[Goal of the exercise] Of all the entries below, retype only the lines from the one with "uint32_t *h16 = &L.whist[0][0][0][0];" through the one with "for (int k = threadIdx.x;", exactly as they appear.

Records contained in a dataset:
>>>>
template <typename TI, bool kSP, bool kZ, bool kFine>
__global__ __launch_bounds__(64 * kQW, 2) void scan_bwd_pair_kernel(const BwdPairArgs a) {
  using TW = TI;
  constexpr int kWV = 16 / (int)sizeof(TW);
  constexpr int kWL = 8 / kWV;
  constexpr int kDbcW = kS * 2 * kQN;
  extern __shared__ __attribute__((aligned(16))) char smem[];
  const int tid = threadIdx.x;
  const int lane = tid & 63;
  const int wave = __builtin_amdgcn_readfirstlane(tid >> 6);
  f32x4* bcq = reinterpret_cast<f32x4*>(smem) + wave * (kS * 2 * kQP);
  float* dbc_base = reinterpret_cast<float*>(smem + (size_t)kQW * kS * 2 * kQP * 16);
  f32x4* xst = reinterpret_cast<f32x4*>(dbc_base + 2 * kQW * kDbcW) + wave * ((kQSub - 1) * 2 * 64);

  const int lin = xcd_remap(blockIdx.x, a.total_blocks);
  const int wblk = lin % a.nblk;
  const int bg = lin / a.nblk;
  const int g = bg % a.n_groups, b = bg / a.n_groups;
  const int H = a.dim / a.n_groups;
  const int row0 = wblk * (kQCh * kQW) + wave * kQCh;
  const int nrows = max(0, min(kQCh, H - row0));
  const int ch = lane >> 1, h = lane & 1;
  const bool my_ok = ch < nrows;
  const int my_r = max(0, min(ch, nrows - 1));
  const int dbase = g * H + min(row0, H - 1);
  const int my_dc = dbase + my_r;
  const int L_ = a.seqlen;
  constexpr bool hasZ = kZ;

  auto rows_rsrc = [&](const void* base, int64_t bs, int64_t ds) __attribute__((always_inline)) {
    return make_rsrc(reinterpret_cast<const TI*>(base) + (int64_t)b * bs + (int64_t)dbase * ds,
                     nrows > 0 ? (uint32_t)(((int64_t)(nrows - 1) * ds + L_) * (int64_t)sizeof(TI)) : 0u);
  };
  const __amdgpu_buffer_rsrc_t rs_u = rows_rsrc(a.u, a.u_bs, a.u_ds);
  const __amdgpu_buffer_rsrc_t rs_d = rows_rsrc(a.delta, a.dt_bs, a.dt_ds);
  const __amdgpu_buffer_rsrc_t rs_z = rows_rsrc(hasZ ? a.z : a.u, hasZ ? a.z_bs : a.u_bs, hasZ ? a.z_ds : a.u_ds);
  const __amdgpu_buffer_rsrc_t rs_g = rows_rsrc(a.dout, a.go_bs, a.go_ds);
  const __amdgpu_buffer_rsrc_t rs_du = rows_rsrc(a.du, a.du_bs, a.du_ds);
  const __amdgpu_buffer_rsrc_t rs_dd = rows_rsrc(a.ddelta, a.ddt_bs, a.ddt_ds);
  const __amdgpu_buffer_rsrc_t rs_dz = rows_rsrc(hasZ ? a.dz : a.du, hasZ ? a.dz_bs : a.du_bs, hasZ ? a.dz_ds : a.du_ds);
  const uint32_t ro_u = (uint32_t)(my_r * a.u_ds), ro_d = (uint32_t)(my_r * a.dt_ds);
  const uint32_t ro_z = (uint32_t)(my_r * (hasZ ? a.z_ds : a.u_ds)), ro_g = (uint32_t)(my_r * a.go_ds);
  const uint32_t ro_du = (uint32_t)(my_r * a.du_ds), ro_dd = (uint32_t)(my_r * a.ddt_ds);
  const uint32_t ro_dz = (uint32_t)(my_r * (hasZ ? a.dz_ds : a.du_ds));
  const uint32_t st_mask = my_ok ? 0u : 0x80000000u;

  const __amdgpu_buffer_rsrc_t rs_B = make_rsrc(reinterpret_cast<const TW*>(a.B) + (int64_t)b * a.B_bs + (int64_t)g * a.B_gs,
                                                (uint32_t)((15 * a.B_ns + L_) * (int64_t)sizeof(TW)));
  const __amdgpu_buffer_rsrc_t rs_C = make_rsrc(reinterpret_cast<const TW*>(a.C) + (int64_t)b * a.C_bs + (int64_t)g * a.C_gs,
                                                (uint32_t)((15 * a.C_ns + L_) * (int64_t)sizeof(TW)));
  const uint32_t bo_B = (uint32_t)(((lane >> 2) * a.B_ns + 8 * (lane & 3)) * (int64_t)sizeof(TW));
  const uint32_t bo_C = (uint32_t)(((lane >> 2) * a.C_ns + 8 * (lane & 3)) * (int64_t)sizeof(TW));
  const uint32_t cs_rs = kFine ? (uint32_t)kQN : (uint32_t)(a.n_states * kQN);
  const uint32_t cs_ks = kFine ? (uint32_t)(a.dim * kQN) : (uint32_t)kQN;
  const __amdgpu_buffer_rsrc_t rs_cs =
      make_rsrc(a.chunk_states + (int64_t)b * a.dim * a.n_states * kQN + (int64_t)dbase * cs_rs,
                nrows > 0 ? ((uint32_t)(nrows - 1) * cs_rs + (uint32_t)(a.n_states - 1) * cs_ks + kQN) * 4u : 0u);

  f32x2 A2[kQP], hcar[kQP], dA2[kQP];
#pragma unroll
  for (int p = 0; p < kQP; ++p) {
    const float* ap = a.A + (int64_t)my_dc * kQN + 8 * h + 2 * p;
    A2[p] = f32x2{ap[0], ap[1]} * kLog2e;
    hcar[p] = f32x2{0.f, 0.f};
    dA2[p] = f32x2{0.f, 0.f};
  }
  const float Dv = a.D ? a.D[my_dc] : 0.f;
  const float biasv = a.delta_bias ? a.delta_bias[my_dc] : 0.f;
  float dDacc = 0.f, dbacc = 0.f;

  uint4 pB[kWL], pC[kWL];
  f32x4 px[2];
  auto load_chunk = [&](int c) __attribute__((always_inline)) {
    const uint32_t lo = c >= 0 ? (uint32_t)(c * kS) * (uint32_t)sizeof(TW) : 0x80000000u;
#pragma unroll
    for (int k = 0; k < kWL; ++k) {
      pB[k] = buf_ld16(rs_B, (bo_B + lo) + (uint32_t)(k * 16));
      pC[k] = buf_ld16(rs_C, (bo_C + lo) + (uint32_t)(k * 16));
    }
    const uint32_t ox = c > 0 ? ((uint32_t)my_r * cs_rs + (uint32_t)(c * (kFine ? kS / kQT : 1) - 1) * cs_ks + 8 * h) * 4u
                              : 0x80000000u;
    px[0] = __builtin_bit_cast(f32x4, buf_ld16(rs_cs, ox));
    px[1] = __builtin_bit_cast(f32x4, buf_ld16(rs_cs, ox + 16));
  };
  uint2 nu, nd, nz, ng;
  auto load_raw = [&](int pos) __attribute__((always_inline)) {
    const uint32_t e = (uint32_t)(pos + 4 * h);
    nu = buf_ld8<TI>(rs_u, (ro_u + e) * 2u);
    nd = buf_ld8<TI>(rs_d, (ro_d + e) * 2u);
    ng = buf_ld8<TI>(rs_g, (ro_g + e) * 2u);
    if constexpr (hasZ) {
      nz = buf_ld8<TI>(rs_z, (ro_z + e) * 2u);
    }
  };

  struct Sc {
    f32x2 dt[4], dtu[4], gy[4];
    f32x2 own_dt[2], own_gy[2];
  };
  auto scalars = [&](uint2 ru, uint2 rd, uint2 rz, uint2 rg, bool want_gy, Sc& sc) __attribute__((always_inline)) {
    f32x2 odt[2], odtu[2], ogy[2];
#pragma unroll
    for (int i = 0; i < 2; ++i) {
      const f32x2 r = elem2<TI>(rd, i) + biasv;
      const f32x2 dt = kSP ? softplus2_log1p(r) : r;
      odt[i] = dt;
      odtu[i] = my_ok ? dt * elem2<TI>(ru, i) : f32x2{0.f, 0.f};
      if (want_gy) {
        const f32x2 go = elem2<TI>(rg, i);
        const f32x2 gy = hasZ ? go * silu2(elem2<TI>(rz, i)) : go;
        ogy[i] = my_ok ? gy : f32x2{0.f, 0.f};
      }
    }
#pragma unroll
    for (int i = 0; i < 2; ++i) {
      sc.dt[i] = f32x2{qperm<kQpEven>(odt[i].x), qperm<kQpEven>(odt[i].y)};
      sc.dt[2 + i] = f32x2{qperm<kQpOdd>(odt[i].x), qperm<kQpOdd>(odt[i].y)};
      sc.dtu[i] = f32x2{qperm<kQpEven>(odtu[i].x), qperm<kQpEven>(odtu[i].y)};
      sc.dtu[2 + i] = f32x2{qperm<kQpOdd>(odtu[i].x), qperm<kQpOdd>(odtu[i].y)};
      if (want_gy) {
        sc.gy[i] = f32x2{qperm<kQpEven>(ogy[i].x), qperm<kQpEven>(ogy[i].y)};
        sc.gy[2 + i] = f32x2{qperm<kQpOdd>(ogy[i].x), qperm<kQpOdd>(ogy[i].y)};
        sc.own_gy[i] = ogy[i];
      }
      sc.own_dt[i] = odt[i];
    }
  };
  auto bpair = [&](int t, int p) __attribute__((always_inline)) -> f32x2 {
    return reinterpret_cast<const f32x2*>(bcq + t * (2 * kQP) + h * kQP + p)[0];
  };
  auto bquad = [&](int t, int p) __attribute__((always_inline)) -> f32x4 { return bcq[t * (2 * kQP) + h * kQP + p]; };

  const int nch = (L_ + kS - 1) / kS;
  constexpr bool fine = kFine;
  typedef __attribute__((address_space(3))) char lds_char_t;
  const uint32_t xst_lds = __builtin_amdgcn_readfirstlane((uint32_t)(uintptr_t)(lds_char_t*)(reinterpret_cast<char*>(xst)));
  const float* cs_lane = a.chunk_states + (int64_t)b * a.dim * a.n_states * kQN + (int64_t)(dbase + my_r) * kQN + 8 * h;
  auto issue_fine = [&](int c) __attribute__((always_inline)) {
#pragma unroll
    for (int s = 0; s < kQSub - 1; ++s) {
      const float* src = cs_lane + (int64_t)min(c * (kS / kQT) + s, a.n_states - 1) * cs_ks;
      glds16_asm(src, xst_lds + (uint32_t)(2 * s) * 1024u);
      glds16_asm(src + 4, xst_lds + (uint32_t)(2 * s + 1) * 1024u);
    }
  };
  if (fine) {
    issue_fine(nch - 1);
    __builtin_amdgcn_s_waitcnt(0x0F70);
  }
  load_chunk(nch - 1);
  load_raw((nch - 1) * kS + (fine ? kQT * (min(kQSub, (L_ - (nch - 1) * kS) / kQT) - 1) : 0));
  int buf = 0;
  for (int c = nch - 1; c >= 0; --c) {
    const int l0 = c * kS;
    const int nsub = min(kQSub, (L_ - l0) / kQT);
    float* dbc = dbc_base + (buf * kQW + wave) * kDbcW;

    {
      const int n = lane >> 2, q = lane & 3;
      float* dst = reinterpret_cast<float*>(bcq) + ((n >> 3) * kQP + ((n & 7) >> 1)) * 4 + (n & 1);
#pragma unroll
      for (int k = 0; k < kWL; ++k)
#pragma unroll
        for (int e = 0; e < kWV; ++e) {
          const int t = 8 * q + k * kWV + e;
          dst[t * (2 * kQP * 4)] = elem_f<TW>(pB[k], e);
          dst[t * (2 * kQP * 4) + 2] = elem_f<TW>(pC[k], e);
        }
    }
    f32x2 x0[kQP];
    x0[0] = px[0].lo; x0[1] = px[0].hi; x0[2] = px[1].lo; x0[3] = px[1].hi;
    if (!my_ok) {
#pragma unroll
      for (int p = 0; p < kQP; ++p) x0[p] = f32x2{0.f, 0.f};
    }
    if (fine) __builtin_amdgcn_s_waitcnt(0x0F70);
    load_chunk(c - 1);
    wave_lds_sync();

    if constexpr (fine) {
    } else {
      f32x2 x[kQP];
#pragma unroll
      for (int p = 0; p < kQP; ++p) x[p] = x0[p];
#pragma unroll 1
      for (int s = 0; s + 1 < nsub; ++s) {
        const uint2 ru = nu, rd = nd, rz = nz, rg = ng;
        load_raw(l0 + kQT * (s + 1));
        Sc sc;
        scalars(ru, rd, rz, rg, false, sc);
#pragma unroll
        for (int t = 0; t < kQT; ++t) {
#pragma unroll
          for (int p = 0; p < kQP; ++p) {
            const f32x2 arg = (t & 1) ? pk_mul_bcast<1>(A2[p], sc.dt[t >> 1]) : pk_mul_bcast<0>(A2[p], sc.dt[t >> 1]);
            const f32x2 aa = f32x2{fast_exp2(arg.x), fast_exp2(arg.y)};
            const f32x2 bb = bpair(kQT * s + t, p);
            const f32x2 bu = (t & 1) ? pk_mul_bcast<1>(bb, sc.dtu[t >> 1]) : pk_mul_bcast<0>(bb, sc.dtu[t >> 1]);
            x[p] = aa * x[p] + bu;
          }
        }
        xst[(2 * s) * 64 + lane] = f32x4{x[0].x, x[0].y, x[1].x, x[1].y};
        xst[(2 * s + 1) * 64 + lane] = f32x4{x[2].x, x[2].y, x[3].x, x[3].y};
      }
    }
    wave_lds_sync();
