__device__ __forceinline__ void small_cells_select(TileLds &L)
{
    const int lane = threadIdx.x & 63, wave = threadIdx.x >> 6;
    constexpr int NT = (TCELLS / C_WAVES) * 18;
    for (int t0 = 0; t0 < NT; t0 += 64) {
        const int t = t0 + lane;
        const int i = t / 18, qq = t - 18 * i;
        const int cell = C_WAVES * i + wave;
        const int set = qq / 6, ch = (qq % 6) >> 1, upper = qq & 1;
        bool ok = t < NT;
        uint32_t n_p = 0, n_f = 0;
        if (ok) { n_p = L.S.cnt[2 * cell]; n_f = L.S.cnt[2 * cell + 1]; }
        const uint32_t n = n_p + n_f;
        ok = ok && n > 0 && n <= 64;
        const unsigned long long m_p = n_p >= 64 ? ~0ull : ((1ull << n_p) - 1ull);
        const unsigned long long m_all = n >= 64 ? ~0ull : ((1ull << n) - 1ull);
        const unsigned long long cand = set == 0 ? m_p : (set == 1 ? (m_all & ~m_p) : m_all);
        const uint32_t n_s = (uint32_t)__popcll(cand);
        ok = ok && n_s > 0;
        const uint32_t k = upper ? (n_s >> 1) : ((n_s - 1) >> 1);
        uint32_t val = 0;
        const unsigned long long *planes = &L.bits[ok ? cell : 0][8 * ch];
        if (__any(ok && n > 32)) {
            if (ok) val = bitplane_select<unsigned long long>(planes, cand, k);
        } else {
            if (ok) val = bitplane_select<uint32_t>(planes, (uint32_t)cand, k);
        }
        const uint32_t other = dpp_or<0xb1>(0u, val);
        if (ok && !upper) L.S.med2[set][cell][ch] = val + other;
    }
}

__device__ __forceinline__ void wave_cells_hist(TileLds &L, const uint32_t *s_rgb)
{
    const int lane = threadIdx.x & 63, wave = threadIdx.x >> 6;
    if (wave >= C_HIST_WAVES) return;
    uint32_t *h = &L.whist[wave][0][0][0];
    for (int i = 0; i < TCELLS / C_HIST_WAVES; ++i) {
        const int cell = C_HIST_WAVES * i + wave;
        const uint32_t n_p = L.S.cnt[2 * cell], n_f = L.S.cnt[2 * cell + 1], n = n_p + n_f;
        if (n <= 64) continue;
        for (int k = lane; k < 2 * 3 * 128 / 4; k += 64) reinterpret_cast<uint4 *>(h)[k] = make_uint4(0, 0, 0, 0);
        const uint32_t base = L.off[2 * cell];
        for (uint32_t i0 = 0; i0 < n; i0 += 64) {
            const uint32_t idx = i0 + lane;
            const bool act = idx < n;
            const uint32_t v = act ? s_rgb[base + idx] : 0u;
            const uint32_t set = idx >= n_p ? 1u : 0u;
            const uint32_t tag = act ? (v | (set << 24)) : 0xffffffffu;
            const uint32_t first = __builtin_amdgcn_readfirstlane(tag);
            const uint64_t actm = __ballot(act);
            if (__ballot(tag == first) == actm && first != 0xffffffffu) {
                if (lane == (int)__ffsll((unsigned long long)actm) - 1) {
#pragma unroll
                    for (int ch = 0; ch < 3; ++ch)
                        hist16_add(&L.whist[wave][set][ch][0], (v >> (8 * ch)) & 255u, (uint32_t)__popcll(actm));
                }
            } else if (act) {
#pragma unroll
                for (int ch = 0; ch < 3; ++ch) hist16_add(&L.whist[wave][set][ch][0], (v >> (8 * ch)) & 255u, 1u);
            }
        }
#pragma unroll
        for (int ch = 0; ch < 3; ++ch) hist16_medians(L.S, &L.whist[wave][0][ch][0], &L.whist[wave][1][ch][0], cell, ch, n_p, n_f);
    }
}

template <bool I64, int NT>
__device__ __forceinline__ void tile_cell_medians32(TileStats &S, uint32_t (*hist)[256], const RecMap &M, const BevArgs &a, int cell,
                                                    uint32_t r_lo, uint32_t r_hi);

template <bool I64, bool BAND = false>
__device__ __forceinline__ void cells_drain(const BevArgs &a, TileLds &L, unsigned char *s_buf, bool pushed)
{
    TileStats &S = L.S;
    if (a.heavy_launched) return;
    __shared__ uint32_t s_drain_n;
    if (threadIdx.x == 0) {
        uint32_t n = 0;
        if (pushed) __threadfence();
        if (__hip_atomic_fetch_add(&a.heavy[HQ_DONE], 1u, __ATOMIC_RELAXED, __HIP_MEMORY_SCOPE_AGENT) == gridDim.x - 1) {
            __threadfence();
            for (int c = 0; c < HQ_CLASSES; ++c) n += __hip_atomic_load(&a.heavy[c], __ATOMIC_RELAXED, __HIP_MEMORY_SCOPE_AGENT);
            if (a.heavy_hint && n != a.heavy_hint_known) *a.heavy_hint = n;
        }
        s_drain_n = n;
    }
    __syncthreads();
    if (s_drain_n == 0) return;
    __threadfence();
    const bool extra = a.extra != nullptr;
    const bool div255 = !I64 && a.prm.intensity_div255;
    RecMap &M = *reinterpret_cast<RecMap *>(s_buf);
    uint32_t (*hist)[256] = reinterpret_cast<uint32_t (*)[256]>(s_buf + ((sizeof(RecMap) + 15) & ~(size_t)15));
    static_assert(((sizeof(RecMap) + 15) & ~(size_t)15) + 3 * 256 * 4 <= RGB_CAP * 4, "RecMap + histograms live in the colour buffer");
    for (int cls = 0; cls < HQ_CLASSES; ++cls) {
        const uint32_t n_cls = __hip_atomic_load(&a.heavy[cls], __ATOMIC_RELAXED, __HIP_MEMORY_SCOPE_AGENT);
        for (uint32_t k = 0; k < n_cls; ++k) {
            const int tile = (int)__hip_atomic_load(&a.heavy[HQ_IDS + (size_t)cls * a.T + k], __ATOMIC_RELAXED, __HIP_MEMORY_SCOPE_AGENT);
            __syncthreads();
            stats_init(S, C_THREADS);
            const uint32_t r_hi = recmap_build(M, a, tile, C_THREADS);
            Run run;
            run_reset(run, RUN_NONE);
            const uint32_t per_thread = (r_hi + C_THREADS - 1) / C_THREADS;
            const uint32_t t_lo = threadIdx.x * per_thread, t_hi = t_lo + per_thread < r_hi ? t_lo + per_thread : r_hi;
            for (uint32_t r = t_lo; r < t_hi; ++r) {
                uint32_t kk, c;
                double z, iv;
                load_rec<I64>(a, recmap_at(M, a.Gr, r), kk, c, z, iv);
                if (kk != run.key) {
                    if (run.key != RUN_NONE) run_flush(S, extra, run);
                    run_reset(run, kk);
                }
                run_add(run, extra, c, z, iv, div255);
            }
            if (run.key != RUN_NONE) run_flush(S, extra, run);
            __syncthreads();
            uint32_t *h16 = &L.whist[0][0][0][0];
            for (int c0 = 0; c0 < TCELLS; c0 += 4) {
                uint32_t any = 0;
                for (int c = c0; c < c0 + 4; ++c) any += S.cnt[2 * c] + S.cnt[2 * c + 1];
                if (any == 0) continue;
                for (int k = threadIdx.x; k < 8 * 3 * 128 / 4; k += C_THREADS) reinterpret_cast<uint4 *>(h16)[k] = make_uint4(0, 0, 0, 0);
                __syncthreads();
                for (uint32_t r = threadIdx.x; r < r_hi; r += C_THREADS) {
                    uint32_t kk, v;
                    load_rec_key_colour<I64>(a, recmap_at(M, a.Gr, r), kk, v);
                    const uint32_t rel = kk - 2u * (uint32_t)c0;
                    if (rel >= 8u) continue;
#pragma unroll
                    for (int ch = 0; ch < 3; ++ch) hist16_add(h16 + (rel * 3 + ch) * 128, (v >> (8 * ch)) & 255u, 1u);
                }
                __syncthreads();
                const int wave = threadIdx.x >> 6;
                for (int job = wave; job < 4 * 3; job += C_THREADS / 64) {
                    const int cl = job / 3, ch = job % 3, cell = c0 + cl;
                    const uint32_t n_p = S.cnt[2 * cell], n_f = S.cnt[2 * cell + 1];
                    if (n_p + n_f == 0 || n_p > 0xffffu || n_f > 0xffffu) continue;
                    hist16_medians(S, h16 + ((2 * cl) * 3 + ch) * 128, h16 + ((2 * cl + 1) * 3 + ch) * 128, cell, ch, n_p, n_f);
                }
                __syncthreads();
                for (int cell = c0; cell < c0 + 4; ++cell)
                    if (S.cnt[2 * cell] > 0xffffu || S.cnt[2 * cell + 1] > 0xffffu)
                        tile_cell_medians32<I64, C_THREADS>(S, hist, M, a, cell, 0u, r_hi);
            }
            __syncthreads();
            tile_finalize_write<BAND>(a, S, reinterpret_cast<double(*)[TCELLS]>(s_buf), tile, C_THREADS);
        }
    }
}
<<<<
[Reply to the exercise]
            uint32_t *h16 = &L.whist[0][0][0][0];
            for (int c0 = 0; c0 < TCELLS; c0 += 4) {
                uint32_t any = 0;
                for (int c = c0; c < c0 + 4; ++c) any += S.cnt[2 * c] + S.cnt[2 * c + 1];
                if (any == 0) continue;
                for (int k = threadIdx.x; k < 8 * 3 * 128 / 4; k += C_THREADS) reinterpret_cast<uint4 *>(h16)[k] = make_uint4(0, 0, 0, 0);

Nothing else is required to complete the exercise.